Start of DATASET RECORDS

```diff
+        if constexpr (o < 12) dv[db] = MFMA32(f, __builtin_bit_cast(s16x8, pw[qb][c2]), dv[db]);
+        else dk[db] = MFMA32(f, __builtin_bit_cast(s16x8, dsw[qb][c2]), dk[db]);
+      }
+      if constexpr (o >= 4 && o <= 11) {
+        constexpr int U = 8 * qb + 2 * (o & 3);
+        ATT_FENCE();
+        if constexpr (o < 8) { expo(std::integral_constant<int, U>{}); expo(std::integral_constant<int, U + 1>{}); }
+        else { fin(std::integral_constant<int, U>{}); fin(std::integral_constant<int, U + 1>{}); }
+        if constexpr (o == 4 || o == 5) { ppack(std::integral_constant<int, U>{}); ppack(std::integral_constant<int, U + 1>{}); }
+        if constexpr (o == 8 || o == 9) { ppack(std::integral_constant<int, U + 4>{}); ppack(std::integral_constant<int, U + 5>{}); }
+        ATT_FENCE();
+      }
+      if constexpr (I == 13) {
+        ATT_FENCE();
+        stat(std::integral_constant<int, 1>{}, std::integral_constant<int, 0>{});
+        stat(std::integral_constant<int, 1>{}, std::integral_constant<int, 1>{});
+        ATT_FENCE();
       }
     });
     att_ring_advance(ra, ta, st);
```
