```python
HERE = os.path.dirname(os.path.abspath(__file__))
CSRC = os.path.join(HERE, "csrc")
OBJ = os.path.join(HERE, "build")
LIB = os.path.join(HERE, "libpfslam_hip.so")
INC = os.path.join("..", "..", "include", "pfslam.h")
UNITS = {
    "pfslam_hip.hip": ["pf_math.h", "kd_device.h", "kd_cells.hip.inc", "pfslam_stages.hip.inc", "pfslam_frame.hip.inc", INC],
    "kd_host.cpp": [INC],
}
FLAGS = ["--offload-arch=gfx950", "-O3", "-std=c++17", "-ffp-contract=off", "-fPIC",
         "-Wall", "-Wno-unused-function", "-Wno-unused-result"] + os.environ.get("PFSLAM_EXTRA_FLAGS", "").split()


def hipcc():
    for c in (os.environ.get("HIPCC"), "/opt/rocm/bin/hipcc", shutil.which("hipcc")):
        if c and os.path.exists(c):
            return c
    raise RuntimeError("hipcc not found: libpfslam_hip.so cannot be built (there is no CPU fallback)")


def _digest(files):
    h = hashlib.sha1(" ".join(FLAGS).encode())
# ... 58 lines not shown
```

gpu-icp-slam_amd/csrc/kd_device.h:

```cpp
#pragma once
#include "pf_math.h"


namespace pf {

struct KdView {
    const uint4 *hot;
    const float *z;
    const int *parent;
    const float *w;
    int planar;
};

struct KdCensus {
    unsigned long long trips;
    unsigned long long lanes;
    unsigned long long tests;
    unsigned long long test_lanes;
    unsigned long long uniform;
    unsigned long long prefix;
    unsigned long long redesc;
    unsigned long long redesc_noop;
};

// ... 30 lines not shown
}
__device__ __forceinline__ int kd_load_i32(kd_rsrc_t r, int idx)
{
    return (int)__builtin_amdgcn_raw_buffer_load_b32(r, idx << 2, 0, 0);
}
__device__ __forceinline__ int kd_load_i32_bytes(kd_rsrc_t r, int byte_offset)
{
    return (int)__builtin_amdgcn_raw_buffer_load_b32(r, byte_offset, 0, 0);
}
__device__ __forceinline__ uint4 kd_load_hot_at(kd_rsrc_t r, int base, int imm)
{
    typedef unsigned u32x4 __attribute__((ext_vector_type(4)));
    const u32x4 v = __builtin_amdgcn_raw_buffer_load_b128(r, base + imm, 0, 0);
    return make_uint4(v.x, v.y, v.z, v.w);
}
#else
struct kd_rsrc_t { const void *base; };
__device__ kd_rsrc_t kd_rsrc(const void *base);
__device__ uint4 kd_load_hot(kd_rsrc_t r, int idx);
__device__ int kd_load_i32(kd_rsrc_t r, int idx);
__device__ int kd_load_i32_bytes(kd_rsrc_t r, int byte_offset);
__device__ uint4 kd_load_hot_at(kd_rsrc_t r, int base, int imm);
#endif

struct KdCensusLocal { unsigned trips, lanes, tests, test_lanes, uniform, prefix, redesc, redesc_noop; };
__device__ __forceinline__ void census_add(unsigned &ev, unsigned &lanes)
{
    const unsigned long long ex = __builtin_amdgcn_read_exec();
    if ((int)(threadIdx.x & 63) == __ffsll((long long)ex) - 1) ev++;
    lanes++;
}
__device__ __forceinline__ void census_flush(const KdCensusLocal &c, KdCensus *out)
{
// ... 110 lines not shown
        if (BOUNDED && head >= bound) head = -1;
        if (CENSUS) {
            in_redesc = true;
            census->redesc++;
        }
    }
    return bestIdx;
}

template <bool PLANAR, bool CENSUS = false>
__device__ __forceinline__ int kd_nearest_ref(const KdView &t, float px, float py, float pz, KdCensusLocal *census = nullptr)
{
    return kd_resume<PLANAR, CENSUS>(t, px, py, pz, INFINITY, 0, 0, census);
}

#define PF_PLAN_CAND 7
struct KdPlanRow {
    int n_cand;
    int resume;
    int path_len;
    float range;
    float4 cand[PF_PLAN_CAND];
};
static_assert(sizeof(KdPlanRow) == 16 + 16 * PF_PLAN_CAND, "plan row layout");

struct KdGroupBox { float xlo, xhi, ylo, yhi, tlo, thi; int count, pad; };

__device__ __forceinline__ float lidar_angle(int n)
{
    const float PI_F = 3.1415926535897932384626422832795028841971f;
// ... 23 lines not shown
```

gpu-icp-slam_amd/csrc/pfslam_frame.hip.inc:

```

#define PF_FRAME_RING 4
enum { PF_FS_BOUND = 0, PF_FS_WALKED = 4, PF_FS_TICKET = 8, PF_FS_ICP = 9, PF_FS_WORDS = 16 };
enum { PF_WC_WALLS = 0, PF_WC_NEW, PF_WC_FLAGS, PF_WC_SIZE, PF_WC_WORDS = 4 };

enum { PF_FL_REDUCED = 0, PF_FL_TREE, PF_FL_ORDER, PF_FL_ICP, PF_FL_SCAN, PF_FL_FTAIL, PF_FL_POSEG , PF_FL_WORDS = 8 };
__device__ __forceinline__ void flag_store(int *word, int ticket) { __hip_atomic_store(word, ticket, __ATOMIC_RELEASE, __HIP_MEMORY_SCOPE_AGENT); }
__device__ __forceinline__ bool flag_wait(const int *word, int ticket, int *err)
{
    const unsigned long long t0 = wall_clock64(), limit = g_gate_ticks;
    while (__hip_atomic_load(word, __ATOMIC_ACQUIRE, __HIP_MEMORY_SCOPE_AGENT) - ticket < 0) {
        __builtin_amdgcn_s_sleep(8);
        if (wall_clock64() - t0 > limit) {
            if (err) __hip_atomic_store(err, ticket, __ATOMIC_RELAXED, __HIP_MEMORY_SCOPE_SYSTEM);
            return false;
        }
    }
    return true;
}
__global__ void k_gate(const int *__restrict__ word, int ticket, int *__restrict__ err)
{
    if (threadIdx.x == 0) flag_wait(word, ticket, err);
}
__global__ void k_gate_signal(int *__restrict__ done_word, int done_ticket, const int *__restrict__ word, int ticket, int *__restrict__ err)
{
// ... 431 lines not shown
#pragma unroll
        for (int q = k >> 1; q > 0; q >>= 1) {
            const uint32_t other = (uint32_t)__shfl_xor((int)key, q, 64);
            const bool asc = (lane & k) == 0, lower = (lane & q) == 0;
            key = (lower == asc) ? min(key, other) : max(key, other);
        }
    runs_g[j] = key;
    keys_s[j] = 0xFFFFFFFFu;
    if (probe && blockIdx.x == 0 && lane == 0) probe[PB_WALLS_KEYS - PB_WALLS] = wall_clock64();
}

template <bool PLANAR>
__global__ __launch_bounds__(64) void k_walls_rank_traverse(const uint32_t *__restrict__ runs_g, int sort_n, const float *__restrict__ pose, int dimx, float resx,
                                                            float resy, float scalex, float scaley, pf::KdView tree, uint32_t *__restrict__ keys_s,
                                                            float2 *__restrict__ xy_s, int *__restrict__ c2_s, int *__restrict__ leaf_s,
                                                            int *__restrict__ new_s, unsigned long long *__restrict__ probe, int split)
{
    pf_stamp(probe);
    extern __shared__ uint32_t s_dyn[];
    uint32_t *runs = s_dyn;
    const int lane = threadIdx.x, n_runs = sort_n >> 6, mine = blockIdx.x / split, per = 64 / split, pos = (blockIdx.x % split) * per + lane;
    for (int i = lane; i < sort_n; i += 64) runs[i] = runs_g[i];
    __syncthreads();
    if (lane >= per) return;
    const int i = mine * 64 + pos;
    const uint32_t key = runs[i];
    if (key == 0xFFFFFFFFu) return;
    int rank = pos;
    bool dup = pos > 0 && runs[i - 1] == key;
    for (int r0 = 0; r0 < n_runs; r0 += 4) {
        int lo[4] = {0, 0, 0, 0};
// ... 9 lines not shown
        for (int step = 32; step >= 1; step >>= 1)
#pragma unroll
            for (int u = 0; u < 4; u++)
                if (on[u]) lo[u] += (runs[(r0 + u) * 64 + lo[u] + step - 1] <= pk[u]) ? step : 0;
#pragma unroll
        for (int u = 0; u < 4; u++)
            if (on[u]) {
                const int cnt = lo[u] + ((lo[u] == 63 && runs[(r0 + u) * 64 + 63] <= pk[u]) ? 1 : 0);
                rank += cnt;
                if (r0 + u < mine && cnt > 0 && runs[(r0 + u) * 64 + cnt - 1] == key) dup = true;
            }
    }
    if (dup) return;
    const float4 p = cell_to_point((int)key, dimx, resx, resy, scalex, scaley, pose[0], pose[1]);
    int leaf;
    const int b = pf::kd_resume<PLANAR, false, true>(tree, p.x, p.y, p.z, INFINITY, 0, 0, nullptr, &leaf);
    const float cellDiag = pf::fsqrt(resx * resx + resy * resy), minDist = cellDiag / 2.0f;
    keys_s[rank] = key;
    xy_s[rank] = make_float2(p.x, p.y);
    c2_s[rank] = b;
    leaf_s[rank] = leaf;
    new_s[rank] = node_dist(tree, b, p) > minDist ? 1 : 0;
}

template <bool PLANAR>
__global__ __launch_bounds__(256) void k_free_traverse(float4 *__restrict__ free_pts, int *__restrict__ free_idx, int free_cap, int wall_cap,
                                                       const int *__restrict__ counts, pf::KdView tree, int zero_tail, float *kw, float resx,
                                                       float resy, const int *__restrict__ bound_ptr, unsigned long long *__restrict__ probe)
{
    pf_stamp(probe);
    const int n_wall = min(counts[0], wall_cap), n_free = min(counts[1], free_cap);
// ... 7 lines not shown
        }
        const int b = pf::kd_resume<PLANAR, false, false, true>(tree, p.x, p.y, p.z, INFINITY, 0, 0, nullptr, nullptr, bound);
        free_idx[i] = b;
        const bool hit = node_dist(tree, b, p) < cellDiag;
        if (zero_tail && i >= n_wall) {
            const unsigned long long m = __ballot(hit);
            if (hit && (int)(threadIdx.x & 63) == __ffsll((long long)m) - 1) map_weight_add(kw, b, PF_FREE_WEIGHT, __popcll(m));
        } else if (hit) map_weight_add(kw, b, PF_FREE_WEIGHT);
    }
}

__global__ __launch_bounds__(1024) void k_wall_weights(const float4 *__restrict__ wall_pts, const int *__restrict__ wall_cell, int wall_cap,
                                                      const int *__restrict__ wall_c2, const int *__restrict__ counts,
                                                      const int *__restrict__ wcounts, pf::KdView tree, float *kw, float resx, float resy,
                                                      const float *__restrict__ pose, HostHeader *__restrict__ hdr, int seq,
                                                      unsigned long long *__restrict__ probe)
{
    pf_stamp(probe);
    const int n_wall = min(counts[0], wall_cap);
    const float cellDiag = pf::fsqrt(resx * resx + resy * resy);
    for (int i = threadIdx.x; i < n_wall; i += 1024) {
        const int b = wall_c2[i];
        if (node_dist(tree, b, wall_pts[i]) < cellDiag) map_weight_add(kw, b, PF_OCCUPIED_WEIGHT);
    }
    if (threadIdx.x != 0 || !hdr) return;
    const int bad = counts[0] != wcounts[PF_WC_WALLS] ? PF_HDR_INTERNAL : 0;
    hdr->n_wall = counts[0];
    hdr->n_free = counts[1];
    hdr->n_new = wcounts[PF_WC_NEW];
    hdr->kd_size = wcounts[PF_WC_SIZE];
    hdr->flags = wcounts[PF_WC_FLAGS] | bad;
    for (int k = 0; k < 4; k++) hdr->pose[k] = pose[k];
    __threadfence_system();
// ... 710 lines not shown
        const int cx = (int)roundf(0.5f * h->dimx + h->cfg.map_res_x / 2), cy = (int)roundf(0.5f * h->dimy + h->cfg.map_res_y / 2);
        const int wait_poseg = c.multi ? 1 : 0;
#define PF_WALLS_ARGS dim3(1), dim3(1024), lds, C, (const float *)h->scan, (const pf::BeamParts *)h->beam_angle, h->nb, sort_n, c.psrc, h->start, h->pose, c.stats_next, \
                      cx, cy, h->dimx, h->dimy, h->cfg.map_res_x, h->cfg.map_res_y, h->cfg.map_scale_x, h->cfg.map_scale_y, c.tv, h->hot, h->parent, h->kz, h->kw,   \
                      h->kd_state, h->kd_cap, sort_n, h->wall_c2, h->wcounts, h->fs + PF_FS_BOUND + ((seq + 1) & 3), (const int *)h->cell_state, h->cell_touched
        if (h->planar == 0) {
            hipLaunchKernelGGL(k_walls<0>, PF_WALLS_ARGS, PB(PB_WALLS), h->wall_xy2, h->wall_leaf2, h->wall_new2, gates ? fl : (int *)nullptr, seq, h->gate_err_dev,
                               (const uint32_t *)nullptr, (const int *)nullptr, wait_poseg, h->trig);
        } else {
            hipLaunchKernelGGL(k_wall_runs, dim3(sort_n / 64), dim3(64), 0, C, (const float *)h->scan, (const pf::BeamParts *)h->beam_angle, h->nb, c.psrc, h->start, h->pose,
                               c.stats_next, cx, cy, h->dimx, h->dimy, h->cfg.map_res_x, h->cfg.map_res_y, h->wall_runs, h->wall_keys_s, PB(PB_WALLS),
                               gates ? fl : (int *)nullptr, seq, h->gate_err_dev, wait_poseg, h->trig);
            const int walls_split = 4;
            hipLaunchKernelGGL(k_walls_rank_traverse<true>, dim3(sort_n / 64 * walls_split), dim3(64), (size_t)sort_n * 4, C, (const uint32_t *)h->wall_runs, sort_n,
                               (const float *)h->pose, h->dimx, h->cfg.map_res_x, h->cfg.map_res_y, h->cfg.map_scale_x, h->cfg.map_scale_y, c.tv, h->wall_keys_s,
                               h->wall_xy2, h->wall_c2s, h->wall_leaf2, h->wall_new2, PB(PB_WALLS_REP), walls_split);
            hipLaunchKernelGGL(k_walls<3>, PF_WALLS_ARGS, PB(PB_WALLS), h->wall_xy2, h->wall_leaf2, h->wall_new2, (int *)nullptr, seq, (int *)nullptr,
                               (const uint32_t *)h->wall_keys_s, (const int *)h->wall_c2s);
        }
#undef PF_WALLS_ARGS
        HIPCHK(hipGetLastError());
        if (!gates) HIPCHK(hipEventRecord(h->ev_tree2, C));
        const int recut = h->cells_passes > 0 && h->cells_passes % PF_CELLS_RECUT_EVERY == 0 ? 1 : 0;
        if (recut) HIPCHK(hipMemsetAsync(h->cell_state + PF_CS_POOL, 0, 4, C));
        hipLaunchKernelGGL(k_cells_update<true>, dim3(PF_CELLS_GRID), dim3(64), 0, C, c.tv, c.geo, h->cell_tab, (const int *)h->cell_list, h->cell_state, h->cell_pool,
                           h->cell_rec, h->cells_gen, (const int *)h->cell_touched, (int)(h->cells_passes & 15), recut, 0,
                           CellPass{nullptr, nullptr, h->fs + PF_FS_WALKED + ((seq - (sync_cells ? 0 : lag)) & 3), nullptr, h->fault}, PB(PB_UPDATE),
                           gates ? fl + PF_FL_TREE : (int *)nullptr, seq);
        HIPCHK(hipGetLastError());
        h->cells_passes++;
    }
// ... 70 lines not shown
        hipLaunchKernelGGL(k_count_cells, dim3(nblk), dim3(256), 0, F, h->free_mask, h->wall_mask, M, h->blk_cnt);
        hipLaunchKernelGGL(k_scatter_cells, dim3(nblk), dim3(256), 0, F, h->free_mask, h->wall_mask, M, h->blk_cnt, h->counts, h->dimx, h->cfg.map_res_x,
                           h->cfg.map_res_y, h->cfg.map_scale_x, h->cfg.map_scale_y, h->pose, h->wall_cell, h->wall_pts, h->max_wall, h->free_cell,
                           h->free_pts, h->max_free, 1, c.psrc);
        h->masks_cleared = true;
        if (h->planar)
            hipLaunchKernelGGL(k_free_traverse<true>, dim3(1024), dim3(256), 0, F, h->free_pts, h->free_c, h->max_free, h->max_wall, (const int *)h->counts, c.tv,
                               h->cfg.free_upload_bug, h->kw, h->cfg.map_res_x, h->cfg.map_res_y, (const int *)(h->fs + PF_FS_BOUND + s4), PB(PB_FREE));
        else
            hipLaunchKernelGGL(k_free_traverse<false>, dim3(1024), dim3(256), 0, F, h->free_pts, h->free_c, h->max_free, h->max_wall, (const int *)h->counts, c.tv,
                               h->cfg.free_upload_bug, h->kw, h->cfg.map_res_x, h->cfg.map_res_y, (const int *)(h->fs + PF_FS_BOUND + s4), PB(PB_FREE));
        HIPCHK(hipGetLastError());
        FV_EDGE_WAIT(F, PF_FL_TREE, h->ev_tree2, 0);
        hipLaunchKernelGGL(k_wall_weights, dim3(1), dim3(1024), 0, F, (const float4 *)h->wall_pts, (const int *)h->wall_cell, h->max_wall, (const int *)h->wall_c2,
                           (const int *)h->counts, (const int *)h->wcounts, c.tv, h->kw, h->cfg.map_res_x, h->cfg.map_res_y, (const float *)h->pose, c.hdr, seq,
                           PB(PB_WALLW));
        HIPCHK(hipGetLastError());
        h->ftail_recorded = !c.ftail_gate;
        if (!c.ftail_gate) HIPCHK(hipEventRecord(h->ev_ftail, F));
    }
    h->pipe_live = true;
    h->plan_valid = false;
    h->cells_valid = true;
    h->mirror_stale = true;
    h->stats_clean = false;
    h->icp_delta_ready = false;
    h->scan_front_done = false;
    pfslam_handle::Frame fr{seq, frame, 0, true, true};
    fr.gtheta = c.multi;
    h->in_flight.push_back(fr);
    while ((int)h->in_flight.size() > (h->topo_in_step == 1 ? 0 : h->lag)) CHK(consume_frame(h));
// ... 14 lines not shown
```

End of DATASET RECORDS

**EXERCISE DETAILS:**
Please show each line in the records above that contains "multi".

**ANSWER AREA:**
        const int wait_poseg = c.multi ? 1 : 0;
    fr.gtheta = c.multi;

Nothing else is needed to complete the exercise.